[WORK TASK]
Search the records for "kCollectMaxBlocks". Report every line where it occurs.

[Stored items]
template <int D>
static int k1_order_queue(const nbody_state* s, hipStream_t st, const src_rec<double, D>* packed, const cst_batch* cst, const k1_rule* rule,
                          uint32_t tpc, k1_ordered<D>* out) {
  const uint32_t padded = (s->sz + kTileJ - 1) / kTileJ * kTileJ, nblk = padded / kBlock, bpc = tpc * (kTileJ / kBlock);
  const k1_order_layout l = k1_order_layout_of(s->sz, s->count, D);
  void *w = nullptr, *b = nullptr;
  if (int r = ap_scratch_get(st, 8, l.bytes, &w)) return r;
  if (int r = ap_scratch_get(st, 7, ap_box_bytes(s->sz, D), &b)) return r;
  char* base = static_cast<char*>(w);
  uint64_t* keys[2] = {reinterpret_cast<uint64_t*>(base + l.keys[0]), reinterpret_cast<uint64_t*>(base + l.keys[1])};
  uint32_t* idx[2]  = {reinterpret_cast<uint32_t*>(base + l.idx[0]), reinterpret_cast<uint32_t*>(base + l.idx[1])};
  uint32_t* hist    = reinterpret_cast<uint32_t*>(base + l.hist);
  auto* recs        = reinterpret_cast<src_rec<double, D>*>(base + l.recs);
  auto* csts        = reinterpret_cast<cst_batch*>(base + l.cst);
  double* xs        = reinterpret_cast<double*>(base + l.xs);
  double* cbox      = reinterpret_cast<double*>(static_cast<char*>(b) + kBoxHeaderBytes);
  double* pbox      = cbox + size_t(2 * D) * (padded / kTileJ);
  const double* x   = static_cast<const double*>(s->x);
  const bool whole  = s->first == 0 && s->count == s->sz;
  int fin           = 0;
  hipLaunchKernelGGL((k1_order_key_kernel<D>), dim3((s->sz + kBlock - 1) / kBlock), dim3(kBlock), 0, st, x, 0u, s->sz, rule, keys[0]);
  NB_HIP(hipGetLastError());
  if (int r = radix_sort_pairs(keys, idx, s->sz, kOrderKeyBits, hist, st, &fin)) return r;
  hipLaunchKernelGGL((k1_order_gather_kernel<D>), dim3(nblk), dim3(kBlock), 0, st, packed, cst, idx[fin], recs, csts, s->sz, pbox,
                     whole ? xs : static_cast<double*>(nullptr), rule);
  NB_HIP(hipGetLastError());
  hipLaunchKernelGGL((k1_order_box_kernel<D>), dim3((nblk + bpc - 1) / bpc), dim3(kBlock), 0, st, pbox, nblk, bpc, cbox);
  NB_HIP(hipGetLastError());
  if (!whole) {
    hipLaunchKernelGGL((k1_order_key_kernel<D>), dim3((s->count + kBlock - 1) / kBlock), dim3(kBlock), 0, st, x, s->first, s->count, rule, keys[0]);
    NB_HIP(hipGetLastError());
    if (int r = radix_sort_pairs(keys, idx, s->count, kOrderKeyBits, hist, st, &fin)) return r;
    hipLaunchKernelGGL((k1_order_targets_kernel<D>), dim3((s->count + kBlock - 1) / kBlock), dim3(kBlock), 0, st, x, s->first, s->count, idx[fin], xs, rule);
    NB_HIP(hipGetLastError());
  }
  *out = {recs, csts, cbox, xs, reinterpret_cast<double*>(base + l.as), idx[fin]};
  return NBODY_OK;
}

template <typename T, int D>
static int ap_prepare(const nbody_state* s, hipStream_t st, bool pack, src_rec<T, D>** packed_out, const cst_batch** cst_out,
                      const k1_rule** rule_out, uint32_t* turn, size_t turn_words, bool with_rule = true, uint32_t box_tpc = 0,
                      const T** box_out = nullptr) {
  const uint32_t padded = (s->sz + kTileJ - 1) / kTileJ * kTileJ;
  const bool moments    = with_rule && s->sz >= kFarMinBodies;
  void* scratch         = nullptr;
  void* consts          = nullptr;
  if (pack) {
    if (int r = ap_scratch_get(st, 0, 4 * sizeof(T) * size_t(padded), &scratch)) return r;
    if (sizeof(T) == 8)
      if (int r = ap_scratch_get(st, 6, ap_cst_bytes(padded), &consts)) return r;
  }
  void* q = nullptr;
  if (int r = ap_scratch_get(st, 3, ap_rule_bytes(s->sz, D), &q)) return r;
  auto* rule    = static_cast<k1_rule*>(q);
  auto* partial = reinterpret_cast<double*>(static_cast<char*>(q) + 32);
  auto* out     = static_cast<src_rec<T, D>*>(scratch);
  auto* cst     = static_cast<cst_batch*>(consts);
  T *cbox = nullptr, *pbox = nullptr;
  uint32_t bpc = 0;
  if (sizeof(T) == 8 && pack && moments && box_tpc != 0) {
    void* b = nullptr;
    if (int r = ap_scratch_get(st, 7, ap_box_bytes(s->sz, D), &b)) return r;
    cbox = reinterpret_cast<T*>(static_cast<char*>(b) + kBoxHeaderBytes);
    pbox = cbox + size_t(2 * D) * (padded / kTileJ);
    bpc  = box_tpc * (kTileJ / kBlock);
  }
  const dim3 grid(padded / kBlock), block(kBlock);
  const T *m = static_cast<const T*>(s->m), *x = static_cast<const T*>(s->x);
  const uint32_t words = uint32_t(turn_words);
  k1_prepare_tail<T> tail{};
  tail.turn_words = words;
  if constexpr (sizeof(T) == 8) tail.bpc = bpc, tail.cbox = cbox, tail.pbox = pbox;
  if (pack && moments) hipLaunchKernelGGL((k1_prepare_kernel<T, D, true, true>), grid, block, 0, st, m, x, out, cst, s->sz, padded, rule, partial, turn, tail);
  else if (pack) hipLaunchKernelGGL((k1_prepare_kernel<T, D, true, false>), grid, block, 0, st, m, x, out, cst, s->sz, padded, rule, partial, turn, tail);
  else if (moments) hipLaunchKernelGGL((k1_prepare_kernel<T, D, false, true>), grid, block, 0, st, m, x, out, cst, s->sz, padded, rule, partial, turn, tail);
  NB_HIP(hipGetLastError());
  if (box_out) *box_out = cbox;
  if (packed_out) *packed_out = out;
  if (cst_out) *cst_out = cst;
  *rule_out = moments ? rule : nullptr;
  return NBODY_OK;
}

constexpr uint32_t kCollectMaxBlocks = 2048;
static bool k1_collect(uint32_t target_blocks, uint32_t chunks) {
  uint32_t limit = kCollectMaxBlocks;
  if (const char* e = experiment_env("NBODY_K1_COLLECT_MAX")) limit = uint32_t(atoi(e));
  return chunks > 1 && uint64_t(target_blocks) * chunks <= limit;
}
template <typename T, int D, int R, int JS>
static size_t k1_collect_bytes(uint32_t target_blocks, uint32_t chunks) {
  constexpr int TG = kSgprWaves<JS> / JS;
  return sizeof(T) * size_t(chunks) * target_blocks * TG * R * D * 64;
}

* * *

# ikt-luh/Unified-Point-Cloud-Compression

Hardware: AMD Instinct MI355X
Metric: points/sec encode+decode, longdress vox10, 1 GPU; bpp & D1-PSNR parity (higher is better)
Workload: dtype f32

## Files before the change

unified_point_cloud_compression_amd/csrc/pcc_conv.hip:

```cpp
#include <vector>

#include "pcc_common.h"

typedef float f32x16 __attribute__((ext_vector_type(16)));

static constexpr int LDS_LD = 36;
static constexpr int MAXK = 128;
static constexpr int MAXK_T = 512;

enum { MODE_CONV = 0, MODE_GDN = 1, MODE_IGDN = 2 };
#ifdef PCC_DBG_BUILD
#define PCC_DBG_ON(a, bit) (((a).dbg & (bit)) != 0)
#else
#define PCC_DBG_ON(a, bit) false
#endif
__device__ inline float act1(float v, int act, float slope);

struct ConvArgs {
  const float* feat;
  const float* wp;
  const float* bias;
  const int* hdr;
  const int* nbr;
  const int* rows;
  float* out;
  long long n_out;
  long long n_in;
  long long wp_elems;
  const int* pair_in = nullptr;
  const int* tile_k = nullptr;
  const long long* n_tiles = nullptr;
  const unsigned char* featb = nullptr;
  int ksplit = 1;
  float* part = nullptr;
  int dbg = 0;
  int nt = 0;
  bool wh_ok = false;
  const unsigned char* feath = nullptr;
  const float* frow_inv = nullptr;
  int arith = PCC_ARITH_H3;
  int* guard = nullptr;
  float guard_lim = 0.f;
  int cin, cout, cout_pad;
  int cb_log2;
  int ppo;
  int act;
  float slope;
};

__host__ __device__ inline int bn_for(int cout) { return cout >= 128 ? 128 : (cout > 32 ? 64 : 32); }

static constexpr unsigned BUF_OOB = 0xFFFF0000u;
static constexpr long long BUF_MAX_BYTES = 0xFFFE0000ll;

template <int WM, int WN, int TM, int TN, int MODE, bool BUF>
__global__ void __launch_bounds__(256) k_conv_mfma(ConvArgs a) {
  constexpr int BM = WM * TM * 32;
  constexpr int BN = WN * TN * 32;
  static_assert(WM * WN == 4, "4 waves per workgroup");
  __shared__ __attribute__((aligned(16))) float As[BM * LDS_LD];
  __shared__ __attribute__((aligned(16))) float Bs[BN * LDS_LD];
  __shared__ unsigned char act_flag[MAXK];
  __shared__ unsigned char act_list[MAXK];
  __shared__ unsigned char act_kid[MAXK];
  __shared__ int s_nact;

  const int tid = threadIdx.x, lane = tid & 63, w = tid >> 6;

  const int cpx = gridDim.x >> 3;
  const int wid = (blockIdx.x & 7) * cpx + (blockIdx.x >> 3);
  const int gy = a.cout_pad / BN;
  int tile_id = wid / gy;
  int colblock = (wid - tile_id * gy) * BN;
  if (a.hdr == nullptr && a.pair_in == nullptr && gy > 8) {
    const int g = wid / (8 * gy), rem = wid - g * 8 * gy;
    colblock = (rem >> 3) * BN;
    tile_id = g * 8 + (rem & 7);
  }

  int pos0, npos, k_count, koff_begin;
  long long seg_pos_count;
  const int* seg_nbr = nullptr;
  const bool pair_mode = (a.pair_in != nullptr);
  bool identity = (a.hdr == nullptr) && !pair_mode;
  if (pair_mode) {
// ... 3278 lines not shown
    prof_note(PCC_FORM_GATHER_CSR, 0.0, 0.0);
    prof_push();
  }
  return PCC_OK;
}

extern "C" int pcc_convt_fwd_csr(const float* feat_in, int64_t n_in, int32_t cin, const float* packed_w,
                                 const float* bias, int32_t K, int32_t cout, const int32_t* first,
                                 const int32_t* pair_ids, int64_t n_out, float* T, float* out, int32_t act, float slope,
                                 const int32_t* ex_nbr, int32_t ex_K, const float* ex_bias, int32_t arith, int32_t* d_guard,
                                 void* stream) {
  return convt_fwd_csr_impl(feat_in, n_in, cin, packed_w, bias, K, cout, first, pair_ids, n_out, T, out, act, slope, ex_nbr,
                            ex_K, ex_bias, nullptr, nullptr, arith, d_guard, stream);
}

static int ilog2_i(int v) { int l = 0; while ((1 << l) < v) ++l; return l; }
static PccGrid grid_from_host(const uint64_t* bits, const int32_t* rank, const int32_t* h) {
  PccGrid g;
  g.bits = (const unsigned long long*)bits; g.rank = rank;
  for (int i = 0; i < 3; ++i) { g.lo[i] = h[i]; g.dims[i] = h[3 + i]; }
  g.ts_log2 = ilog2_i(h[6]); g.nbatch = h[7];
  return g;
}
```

...

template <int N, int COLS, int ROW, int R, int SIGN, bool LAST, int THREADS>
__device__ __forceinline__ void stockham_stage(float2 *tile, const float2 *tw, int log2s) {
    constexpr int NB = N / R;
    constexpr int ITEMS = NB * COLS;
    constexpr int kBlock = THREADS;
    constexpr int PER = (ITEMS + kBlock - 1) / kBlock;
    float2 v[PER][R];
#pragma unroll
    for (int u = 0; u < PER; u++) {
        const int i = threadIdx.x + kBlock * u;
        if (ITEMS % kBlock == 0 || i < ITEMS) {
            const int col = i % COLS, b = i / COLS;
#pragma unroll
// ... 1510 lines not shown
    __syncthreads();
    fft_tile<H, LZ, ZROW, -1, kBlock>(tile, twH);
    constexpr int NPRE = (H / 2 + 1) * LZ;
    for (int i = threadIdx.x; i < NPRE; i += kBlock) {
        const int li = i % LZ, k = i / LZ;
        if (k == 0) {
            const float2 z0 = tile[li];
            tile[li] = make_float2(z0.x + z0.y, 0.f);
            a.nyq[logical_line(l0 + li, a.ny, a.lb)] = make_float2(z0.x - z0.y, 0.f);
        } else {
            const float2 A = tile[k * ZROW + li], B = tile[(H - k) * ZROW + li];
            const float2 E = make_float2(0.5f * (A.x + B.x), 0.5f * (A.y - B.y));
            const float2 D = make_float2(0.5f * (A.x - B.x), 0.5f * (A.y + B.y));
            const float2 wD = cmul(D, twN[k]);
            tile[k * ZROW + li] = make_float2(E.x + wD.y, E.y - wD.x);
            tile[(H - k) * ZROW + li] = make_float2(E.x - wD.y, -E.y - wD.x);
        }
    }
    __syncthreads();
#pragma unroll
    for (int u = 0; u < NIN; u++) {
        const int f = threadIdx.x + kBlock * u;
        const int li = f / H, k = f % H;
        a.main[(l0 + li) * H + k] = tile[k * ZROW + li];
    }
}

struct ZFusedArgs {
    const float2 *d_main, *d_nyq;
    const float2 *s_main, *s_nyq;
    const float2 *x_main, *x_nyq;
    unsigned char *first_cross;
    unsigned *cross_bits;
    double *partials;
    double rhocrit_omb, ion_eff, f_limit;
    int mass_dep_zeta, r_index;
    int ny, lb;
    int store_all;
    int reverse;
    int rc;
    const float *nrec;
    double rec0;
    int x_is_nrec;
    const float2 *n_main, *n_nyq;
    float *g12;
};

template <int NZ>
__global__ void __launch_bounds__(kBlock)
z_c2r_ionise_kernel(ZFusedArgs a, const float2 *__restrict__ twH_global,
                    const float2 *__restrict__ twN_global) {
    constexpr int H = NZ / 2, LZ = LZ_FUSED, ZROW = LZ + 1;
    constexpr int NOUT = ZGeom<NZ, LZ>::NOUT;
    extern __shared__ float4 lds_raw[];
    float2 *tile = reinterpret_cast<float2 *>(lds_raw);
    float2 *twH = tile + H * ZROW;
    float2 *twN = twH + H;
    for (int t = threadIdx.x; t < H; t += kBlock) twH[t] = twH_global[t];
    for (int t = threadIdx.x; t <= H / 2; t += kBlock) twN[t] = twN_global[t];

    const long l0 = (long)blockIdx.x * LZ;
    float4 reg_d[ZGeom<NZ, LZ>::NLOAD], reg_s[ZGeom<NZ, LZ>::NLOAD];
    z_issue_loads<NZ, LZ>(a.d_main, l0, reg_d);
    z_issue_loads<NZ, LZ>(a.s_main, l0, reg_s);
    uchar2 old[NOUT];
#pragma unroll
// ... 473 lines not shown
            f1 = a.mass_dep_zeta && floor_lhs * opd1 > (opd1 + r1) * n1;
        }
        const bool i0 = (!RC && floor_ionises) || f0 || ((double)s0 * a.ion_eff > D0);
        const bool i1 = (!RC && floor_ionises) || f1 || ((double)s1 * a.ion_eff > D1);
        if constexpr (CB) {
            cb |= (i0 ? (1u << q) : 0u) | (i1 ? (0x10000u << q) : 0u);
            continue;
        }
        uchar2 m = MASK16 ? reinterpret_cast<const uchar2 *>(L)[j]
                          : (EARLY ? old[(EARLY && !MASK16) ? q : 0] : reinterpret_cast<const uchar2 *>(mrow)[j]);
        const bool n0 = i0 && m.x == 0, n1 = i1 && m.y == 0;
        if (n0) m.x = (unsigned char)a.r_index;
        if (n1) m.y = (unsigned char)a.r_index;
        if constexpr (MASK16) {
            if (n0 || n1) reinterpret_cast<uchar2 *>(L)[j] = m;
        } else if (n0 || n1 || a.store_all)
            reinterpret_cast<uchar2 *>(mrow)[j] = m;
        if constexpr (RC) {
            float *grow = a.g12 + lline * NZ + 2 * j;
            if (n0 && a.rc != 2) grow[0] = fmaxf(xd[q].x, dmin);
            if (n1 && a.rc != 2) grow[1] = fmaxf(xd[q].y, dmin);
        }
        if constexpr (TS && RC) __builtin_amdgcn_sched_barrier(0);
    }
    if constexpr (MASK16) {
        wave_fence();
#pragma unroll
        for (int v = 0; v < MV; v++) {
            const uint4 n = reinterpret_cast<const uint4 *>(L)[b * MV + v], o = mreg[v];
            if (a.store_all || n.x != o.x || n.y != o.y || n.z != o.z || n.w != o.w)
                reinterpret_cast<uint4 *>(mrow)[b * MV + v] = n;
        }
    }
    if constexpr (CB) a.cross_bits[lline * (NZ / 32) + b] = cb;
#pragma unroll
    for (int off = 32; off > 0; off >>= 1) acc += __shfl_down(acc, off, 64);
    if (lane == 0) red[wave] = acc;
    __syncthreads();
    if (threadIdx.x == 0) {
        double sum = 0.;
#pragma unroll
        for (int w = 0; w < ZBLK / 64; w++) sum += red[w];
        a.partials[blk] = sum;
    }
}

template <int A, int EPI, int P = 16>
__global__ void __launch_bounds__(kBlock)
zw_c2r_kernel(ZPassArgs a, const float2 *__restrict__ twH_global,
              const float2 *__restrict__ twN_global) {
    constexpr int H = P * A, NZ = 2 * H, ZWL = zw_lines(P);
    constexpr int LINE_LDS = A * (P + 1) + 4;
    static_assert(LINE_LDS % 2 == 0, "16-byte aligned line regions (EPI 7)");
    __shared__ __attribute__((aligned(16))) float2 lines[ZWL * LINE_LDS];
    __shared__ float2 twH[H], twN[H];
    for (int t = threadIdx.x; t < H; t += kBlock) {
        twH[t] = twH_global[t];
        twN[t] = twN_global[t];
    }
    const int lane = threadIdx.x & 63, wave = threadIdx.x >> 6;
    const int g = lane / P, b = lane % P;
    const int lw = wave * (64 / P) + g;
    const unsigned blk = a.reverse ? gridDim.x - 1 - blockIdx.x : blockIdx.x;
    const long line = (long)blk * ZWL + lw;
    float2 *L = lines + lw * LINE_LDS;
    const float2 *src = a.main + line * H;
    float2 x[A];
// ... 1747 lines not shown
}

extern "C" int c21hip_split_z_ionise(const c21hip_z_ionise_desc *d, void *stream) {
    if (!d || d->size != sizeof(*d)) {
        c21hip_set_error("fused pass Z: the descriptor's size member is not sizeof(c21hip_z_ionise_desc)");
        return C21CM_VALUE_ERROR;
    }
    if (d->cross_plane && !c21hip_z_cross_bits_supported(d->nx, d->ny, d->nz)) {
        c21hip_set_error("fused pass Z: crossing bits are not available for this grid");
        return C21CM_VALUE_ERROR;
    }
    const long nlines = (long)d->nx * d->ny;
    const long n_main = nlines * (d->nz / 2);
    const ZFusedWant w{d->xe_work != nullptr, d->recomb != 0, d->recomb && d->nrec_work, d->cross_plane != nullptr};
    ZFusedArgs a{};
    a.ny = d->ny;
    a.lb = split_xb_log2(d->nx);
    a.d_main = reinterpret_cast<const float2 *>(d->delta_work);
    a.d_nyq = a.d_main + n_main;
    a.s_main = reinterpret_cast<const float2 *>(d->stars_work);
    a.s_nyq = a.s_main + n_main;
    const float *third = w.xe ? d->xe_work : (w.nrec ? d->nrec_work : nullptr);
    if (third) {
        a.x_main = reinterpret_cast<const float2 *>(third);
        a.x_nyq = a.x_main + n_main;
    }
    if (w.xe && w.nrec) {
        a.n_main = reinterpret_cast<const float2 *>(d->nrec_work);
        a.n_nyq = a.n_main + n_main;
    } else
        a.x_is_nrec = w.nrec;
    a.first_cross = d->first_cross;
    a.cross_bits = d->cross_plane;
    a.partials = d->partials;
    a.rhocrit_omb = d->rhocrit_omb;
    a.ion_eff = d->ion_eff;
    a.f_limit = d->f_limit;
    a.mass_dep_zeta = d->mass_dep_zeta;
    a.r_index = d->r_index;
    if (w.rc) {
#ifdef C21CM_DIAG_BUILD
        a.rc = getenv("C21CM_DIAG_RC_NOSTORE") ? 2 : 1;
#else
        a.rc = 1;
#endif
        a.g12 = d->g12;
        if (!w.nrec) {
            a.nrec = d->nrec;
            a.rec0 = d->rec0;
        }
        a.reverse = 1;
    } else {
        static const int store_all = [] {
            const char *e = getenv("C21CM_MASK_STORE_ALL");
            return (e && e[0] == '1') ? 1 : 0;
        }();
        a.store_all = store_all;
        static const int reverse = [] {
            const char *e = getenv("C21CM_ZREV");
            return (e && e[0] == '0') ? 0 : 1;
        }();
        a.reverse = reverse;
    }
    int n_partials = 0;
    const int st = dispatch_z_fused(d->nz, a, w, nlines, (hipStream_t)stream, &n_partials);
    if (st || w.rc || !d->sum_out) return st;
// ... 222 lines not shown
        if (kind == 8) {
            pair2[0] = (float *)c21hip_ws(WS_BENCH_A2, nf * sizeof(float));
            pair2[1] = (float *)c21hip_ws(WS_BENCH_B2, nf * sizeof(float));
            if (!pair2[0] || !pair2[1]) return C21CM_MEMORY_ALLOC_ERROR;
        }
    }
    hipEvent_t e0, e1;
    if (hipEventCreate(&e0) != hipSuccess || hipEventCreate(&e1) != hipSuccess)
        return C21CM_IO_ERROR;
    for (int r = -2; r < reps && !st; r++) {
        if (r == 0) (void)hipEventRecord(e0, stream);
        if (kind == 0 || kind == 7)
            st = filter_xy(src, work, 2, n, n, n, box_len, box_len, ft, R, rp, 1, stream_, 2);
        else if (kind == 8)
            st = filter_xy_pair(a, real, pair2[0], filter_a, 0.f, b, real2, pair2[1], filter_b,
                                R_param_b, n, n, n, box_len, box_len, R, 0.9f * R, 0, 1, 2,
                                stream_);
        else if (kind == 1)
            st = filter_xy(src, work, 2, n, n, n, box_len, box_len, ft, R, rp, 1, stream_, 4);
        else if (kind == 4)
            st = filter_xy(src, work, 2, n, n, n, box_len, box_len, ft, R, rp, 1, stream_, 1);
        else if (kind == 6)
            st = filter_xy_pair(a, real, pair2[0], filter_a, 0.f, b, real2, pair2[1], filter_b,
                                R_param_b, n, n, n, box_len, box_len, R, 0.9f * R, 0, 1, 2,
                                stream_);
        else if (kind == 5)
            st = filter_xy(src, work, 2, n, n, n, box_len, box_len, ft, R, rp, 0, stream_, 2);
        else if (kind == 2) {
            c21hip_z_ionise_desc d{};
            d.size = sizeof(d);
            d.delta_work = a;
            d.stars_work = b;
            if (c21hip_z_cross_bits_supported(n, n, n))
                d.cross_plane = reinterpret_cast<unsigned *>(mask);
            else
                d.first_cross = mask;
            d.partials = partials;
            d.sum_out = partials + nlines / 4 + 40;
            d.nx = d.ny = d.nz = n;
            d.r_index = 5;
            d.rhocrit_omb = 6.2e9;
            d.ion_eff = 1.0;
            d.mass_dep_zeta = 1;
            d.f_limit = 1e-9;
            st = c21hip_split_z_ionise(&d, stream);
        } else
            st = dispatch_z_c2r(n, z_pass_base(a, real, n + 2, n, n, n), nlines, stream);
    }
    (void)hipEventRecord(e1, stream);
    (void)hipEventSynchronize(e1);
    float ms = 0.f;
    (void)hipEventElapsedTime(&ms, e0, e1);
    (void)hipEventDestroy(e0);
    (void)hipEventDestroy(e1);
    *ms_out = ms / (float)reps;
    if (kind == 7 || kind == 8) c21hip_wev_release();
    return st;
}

[RESPONSE TO THIS EXERCISE]
constexpr uint32_t kCollectMaxBlocks = 2048;
  uint32_t limit = kCollectMaxBlocks;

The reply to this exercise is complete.